Table 3. Runtimes in milliseconds for Parareal averaged over five runs plus/minus standard deviation.

Figure 5 shows runtimes for Parareal with both a PINN and numerical coarse propagator on a CPU (left) and GPU (right) against the number of cores/time slices P. The numerical fine propagator is always run on the CPU. In both cases, runtimes decrease at a similar rate as the number of time slices/cores P increases. The numerical coarse propagator is consistently slower than the PINN and the gap is similar on the CPU and GPU. Finally, Fig. 6 shows the speedup (left) and parallel efficiency (right) for Parareal with a numerical, PINN-CPU and PINN-GPU coarse propagator. The speedup bounds (8) are shown as lines. Moving from a numerical coarse propagator to a PINN and moving the PINN from the CPU to a GPU each improves speedup significantly. For the numerical coarse propagator, Parareal achieves a speedup of around \(S(16) \approx 2\). Replacing the numerical integrator with a PINN improves speedup to \(S(16) \approx 3\). Running this PINN on a GPU again improves speedup to \(S(16) \approx 4.5\), more than double what we achieved with the numerical coarse propagator on a CPU. The improvements in speedup translate into increased parallel efficiency, which improves from around 30% for the numerical coarse propagator to around \(60\%\) for the PINN-GPU coarse method. For smaller numbers of processors, the gains in speedup are less pronounced, because the K/P term in (8) is more dominant. But gains in parallel efficiency are fairly consistent from \(P=2\) cores to \(P=16\) cores. In summary, this demonstrates that replacing a CPU-run numerical coarse propagator with a GPU-run PINN can greatly improve the performance of Parareal by minimizing the serial bottleneck from the coarse propagator.

Fig. 5.
figure 5

Runtimes in milliseconds for Parareal (dots) and the serial numerical fine propagator (horizontal lines) on a CPU (left) and GPU (right)

Fig. 6.
figure 6

Speedup (left) and parallel efficiency (right) of Parareal over the serial numerical fine propagator on a CPU. Because the PINN-GPU coarse propagator is faster, it reduces the serial bottleneck of Parareal and allows for better speedup and parallel efficiency.

5 Discussion

Parareal is a parallel-in-time method that iterates between a cheap coarse and a parallel expensive fine integrator. To maintain causality, the coarse propagator needs to run in serial and therefore reflects a bottleneck that limits achievable speedup. Mostly, coarse propagators are similar to fine propagators and build using numerical methods but with lower order, lower resolution or, in some cases, models of reduced complexity. We investigate the use of a physics-informed neural network (PINN) instead. The PINN is shown to be slightly more accurate than a numerical coarse propagator but a factor of three faster. Using it does not affect convergence speed of Parareal but greatly reduces the serial bottleneck from the coarse propagator.

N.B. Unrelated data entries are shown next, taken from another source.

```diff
@@ -1091,10 +1097,14 @@
         F, P = self.forms, self.store.layer(side, i)
         ffn, ln = (F.ffn_e, F.ln_bwd_e) if side == "encoder" else (F.ffn_d, F.ln_bwd_d)
         in_loss = F.dec_tail and side == "decoder" and i == self.cfg.d_layers - 1
+        proj = F.attn_proj_e if side == "encoder" else F.attn_proj_d
         dff, dproj = row_block_bwd(P, L, t, dy, ALL_ROWS, self._dropout(p, site0), "fused" if ffn else ("ln_fused" if ln else "launches"),
-                                   self._ln_partials, dy_done=dy_done, row_groups=self._row0_groups(side, i), launch=not in_loss)
+                                   self._ln_partials, dy_done=dy_done, row_groups=self._row0_groups(side, i), launch=not in_loss,
+                                   proj_dgrad=not proj)
         if side == "decoder" and self.cfg.d_causal:
             o.attn_causal_bwd(L.qkv, keymask, L.lse, t.datt, t.dqkv, t.delta, self.B, S, H, D // H, 0, D, 2 * D)
+        elif proj:
+            o.attn_proj_bwd(L.qkv, keymask, L.lse, dproj, P.proj.t, t.dqkv, t.delta, self.B, S, H, D // H, 0, D, 2 * D)
         else:
             o.attn_bwd(L.qkv, keymask, L.lse, t.datt, t.dqkv, t.delta, self.B, S, H, D // H, 0, D, 2 * D)
         handed = None
diff --git a/musicstyletransfer_amd/ops.py b/musicstyletransfer_amd/ops.py
--- a/musicstyletransfer_amd/ops.py
+++ b/musicstyletransfer_amd/ops.py
@@ -444,6 +444,11 @@
          ptr(lse), ptr(dout), ld(dout), ptr(dqkv), ld(dqkv), ptr(delta), q_limit, stream())
 
 
+def attn_proj_bwd(qkv, keymask, lse, dproj, Wt, dqkv, delta, B, S, H, dh, k_off, q_off, v_off, dout_out=None):
+    call("mst_attn_proj_bwd", dt(qkv), B, S, H, dh, ptr(qkv), ld(qkv), k_off, q_off, v_off, ptr(keymask), ptr(lse), ptr(dproj), ld(dproj),
+         ptr(Wt), ld(Wt), ptr(dout_out), ld(dout_out) if dout_out is not None else 0, ptr(dqkv), ld(dqkv), ptr(delta), stream())
+
+
 ATTN_FWD_PATHS = ("resident-3", "resident-2", "chunked", "fused", "stream")
 ATTN_BWD_PATHS = ("resident", "stream+chunked-dq", "stream")
 
@@ -454,11 +459,14 @@
     return dict(path=ATTN_FWD_PATHS[form[0]], waves=form[1], lds=form[2], lone=form[3], grid_stats=form[4], grid_out=form[5])
 
 
-def attn_bwd_form(dtype, B, S, H, dh, k_off, q_off, v_off, ld_qkv, ld_dout, ld_dqkv, q_limit=0):
+def attn_bwd_form(dtype, B, S, H, dh, k_off, q_off, v_off, ld_qkv, ld_dout, ld_dqkv, q_limit=0, proj=False):
     form = (C.c_int64 * 8)()
     call("mst_attn_bwd_form", dt(dtype), B, S, H, dh, ld_qkv, k_off, q_off, v_off, ld_dout, ld_dqkv, q_limit, form)
-    return dict(path=ATTN_BWD_PATHS[form[0]], waves=form[1], lds=form[2], sparse=form[3], lone=form[4], dq_chunks=form[5],
-                dq_waves=form[6])
+    d = dict(path=ATTN_BWD_PATHS[form[0]], waves=form[1], lds=form[2], sparse=form[3], lone=form[4], dq_chunks=form[5],
+             dq_waves=form[6])
+    if proj:
+        d["proj"] = form[7]
+    return d
 
 
 def attn_causal_fwd(qkv, keymask, lse, out, B, S, H, dh, k_off, q_off, v_off):
```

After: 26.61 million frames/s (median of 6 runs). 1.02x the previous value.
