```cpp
extern "C" int gpp_detect_f32(const float* cls_logits, const float* regression, const float* regression_dim,
                              const float* anchors, int B, int64_t n_anchors, int num_base_anchors, int fused_layout,
                              float score_thr, float iou_thr, int max_det,
                              float* boxes, float* dims, float* scores, int32_t* labels, int32_t* orientations,
                              int32_t* anchor_index, int32_t* counts,
                              void* workspace, size_t workspace_bytes, void* stream)
{
    return gpp_detect_stages_f32(GPP_DETECT_CANDIDATES | GPP_DETECT_SELECT | GPP_DETECT_EMIT, cls_logits, regression, regression_dim,
                                 anchors, B, n_anchors, num_base_anchors, fused_layout, score_thr, iou_thr, max_det, boxes, dims,
                                 scores, labels, orientations, anchor_index, counts, workspace, workspace_bytes, stream);
}
```

ground-plane-polling_amd/keras_retinanet_3D/backend/hip.py:

```python

import ctypes
import os

_LIB = None
_HERE = os.path.dirname(os.path.abspath(__file__))
LIB_PATH = os.environ.get('GPP_LIB') or os.path.normpath(os.path.join(_HERE, '..', '..', 'lib', 'libgpp_hip.so'))
CSRC_DIR = os.path.normpath(os.path.join(_HERE, '..', '..', 'csrc'))

GPP_OK = 0
_ERRORS = {
    -1: 'GPP_ERR_BAD_ARG',
    -2: 'GPP_ERR_WORKSPACE',
    -3: 'GPP_ERR_ALIGN',
    -4: 'GPP_ERR_UNSUPPORTED',
}

c_void_p = ctypes.c_void_p
c_int = ctypes.c_int
c_float = ctypes.c_float
c_size_t = ctypes.c_size_t
c_int64 = ctypes.c_int64


GPP_BF16 = 1
GPP_F16 = 2
GPP_F32 = 3
GPP_BF16X3 = 4
GPP_F16X3 = 5
GPP_MAX_GROUPS = 5
GPP_DRAW_PRIM_WORDS = 16
GPP_DRAW_PRIMS_PER_DET = 26
GPP_DRAW_COUNT_WORDS = 4
GPP_POSE_COLS = 36
GPP_EVAL_MAX_DETECTIONS, GPP_EVAL_MAX_ANNOTATIONS = 1024, 1024
GPP_EVAL_ANN_COLS, GPP_EVAL_ERR_COLS = 17, 11
GPP_KITTI_MAX_DETECTIONS, GPP_KITTI_MAX_LABELS = 128, 128
GPP_KITTI_MAX_THRESHOLDS, GPP_KITTI_LABEL_COLS = 41, 16
GPP_LABEL_MOD_COLS = 20
GPP_ABSMAX_F32, GPP_ABSMAX_SPLIT_F16, GPP_ABSMAX_SPLIT_BF16 = 1, 2, 3


class GppError(RuntimeError):
    pass


class ConvGroup(ctypes.Structure):
    _fields_ = [('in_off', c_int64), ('in_bstride', c_int64), ('out_off', c_int64), ('out_bstride', c_int64),
                ('res_off', c_int64), ('res_bstride', c_int64),
                ('H_in', ctypes.c_int32), ('W_in', ctypes.c_int32), ('H_out', ctypes.c_int32), ('W_out', ctypes.c_int32),
                ('H_res', ctypes.c_int32), ('W_res', ctypes.c_int32), ('tile_start', ctypes.c_int32),
                ('row_begin', ctypes.c_int32)]


class ConvDesc(ctypes.Structure):
    _fields_ = [('inp', c_void_p), ('weight', c_void_p), ('bias', c_void_p), ('residual', c_void_p),
                ('out', c_void_p), ('zero_page', c_void_p),
                ('dtype', ctypes.c_int32), ('out_f32', ctypes.c_int32),
                ('batch', ctypes.c_int32), ('C_in', ctypes.c_int32), ('C_out', ctypes.c_int32),
                ('KH', ctypes.c_int32), ('KW', ctypes.c_int32), ('stride', ctypes.c_int32),
                ('pad_top', ctypes.c_int32), ('pad_left', ctypes.c_int32),
                ('in_pitch', ctypes.c_int32), ('out_pitch', ctypes.c_int32), ('res_pitch', ctypes.c_int32),
                ('weight_rows', ctypes.c_int32), ('relu', ctypes.c_int32), ('n_groups', ctypes.c_int32),
                ('tile_hint', ctypes.c_int32), ('reserved', ctypes.c_int32),
                ('in_bytes', ctypes.c_int32), ('weight_bytes', ctypes.c_int32),
                ('partial', c_void_p), ('partial_bytes', c_int64), ('split_k', ctypes.c_int32), ('partial_rows', ctypes.c_int32),
                ('groups', ConvGroup * GPP_MAX_GROUPS),
                ('x3_split', ctypes.c_int32), ('reserved2', ctypes.c_int32), ('out_scale', c_void_p), ('range_counter', c_void_p),
                ('gather_rows', c_void_p), ('gather_counts', c_void_p), ('guard', c_void_p),
                ('guard_value', ctypes.c_int32), ('reserved3', ctypes.c_int32),
                ('tower_rows', c_void_p), ('tower_counts', c_void_p), ('tower_flag', c_void_p),
                ('tower_tile', ctypes.c_int32), ('reserved4', ctypes.c_int32),
                ('deep_rows', c_void_p), ('deep_counts', c_void_p), ('deep_flag', c_void_p),
                ('deep_tile', ctypes.c_int32), ('lists_after', ctypes.c_int32)]


class PixelListDesc(ctypes.Structure):
    _fields_ = [('workspace', c_void_p), ('bitmap', c_void_p), ('rows', c_void_p), ('counts', c_void_p), ('flag', c_void_p),
                ('n_anchors', c_int64)] + \
               [(n, ctypes.c_int32) for n in ('B', 'num_base_anchors', 'lists_per_image', 'n_levels', 'max_rows', 'reserved')] + \
               [('level_pixels', ctypes.c_int32 * GPP_MAX_GROUPS), ('reserved2', ctypes.c_int32)] + \
               [('dilated_bitmap', c_void_p), ('dilated_rows', c_void_p), ('dilated_counts', c_void_p), ('dilated_flag', c_void_p),
                ('level_width', ctypes.c_int32 * GPP_MAX_GROUPS), ('dilated_max_rows', ctypes.c_int32)]


class DeepListDesc(ctypes.Structure):
    _fields_ = [(n, c_void_p) for n in ('cls_logits', 'marks', 'radius1', 'radius2', 'radius3', 'rows2', 'counts2', 'flag2',
                                        'rows1', 'counts1', 'flag1', 'stats')] + [('n_anchors', c_int64)] + \
               [(n, ctypes.c_int32) for n in ('B', 'num_base_anchors', 'n_levels', 'max_rows', 'tower_max_rows', 'deep_max_rows')] + \
               [('score_thr', c_float), ('reserved', ctypes.c_int32),
                ('level_pixels', ctypes.c_int32 * GPP_MAX_GROUPS), ('level_width', ctypes.c_int32 * GPP_MAX_GROUPS)]


class MobileNetBlockDesc(ctypes.Structure):
    _fields_ = [('inp', c_void_p), ('dw_weight', c_void_p), ('dw_bias', c_void_p), ('pw_weight', c_void_p), ('pw_bias', c_void_p),
                ('out_scale', c_void_p), ('out', c_void_p)] + \
               [(n, ctypes.c_int32) for n in ('dtype', 'B', 'H', 'W', 'C_in', 'C_out', 'stride', 'in_pitch', 'out_pitch', 'weight_rows',
                                              'tile_hint', 'reserved')]


class MobileNetStemDesc(ctypes.Structure):
    _fields_ = [('inp', c_void_p), ('weight', c_void_p), ('bias', c_void_p), ('out', c_void_p)] + \
               [(n, ctypes.c_int32) for n in ('B', 'H', 'W', 'C_out', 'out_pitch', 'reserved')]


class AbsmaxDesc(ctypes.Structure):
    _fields_ = [('inp', c_void_p), ('out', c_void_p), ('M', c_int64), ('pitch', c_int64)] + \
               [(n, ctypes.c_int32) for n in ('C', 'c_off', 'layout', 'reserved')]


class AbsmaxClearDesc(ctypes.Structure):
    _fields_ = [('table', c_void_p), ('n', c_int64)]


def _declare(lib):
    lib.gpp_version.restype = ctypes.c_char_p
    lib.gpp_version.argtypes = []
    lib.gpp_poll_workspace_bytes.restype = c_int
    lib.gpp_poll_workspace_bytes.argtypes = [c_int, c_int, c_int, ctypes.POINTER(c_size_t)]
    lib.gpp_poll_f32.restype = c_int
    lib.gpp_poll_f32.argtypes = [c_void_p] * 5 + [c_int, c_int, c_int, c_int, c_float] + [c_void_p] * 4 + \
        [c_void_p, c_size_t, c_void_p]
    lib.gpp_pose_f32.restype = c_int
    lib.gpp_pose_f32.argtypes = [c_void_p] * 8 + [c_int, c_int, c_float] + [c_void_p] * 3
    if hasattr(lib, 'gpp_draw_build'):
        lib.gpp_draw_workspace_bytes.restype = c_int
        lib.gpp_draw_workspace_bytes.argtypes = [c_int, c_int, ctypes.POINTER(c_size_t), ctypes.POINTER(c_size_t)]
        lib.gpp_draw_build.restype = c_int
        lib.gpp_draw_build.argtypes = [c_void_p, c_void_p, c_int, c_int, c_float, c_void_p, c_void_p, c_void_p]
        lib.gpp_draw_raster.restype = c_int
        lib.gpp_draw_raster.argtypes = [c_void_p, c_void_p, c_int, c_int, c_void_p, c_void_p, c_int, c_void_p, c_void_p, c_void_p]
    if hasattr(lib, 'gpp_eval_match_f32'):
        lib.gpp_eval_match_f32.restype = c_int
        lib.gpp_eval_match_f32.argtypes = [c_void_p] * 8 + [c_int] * 4 + [c_float, c_int, ctypes.c_double] + [c_void_p] * 4
    if hasattr(lib, 'gpp_kitti_overlaps_f64'):
        lib.gpp_kitti_overlaps_f64.restype = c_int
        lib.gpp_kitti_overlaps_f64.argtypes = [c_void_p] * 3 + [c_int] * 3 + [c_void_p] * 2
        lib.gpp_kitti_stats_f64.restype = c_int
        lib.gpp_kitti_stats_f64.argtypes = [c_void_p] * 4 + [ctypes.POINTER(ctypes.c_double)] + [c_void_p] * 2 + [c_int] * 4 + [c_void_p] * 5
    if hasattr(lib, 'gpp_label_prep_f64'):
        lib.gpp_label_prep_f64.restype = c_int
        lib.gpp_label_prep_f64.argtypes = [c_void_p] * 4 + [c_int, c_int, ctypes.c_uint, c_int] + [c_void_p] * 7
    if hasattr(lib, 'gpp_poll_costs_u16'):
        lib.gpp_poll_costs_workspace_bytes.restype = c_int
        lib.gpp_poll_costs_workspace_bytes.argtypes = [c_int, ctypes.POINTER(c_size_t)]
        lib.gpp_poll_costs_u16.restype = c_int
        lib.gpp_poll_costs_u16.argtypes = [c_void_p] * 5 + [c_int, c_int, c_int, c_float, c_void_p, c_int, c_void_p, c_int64, c_int64,
                                           c_void_p, c_size_t, c_void_p]
        lib.gpp_plane_select_workspace_bytes.restype = c_int
        lib.gpp_plane_select_workspace_bytes.argtypes = [c_int, ctypes.POINTER(c_size_t)]
        lib.gpp_plane_select.restype = c_int
        lib.gpp_plane_select.argtypes = [c_void_p, c_int, c_int, c_int64, c_int] + [c_void_p] * 4 + [c_void_p, c_size_t, c_void_p]
    if hasattr(lib, 'gpp_detect_pixel_lists'):
        lib.gpp_detect_pixel_lists.restype = c_int
        lib.gpp_detect_pixel_lists.argtypes = [ctypes.POINTER(PixelListDesc), c_void_p]
    if hasattr(lib, 'gpp_detect_deep_lists'):
        lib.gpp_detect_deep_lists.restype = c_int
        lib.gpp_detect_deep_lists.argtypes = [ctypes.POINTER(DeepListDesc), c_void_p]
        lib.gpp_detect_deep_lists_register.restype = c_int
        lib.gpp_detect_deep_lists_register.argtypes = [ctypes.POINTER(DeepListDesc), ctypes.POINTER(ctypes.c_int32)]
        lib.gpp_detect_deep_lists_release.restype = c_int
        lib.gpp_detect_deep_lists_release.argtypes = [ctypes.c_int32]
        lib.gpp_detect_deep_lists_run.restype = c_int
        lib.gpp_detect_deep_lists_run.argtypes = [ctypes.c_int32, c_int, c_void_p]
    lib.gpp_conv2d_igemm.restype = c_int
    lib.gpp_conv2d_igemm.argtypes = [ctypes.POINTER(ConvDesc), c_void_p]
    lib.gpp_stem_conv7x7_bn_relu.restype = c_int
    lib.gpp_stem_conv7x7_bn_relu.argtypes = [c_void_p, c_void_p, c_void_p, c_void_p, c_int, c_int, c_int, c_int, c_void_p]
    lib.gpp_stem_conv7x7_bn_relu_mfma.restype = c_int
    lib.gpp_stem_conv7x7_bn_relu_mfma.argtypes = [c_void_p, c_void_p, c_void_p, c_void_p, c_int, c_int, c_int, c_int, c_void_p]
    lib.gpp_stem_pack_weights_f16.restype = c_int
    lib.gpp_stem_pack_weights_f16.argtypes = [c_void_p, c_void_p, c_size_t]
    lib.gpp_stem_pack_weights_f16x3.restype = c_int
    lib.gpp_stem_pack_weights_f16x3.argtypes = [c_void_p, c_void_p, c_size_t]
# ... 331 lines not shown
```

We show that, on a single node with one GPU, a combination of a numerical fine propagator run on a CPU with a PINN coarse propagator run on a GPU provides more than twice the speedup than vanilla Parareal using a numerical coarse propagator run on the CPU. Also, we demonstrate that moving both fine and coarse propagator to the GPU is slower than moving just the PINN coarse method to the GPU and keeping the numerical fine method on the CPU. The reason is that unless the resolution of the fine propagator is extremely high, its low computational intensity means there is little gain from computing on a GPU and so overheads from data movement are dominant. By contrast, evaluating PINNs is well suited for GPU computation. Our results demonstrate that using PINNs to build coarse level models for parallel-in-time methods is a promising approach to reduce the serial bottleneck imposed by causality. They also suggest that parallel-in-time methods featuring a combination of numerical algorithms and neural networks might be useful to better utilize heterogeneous systems.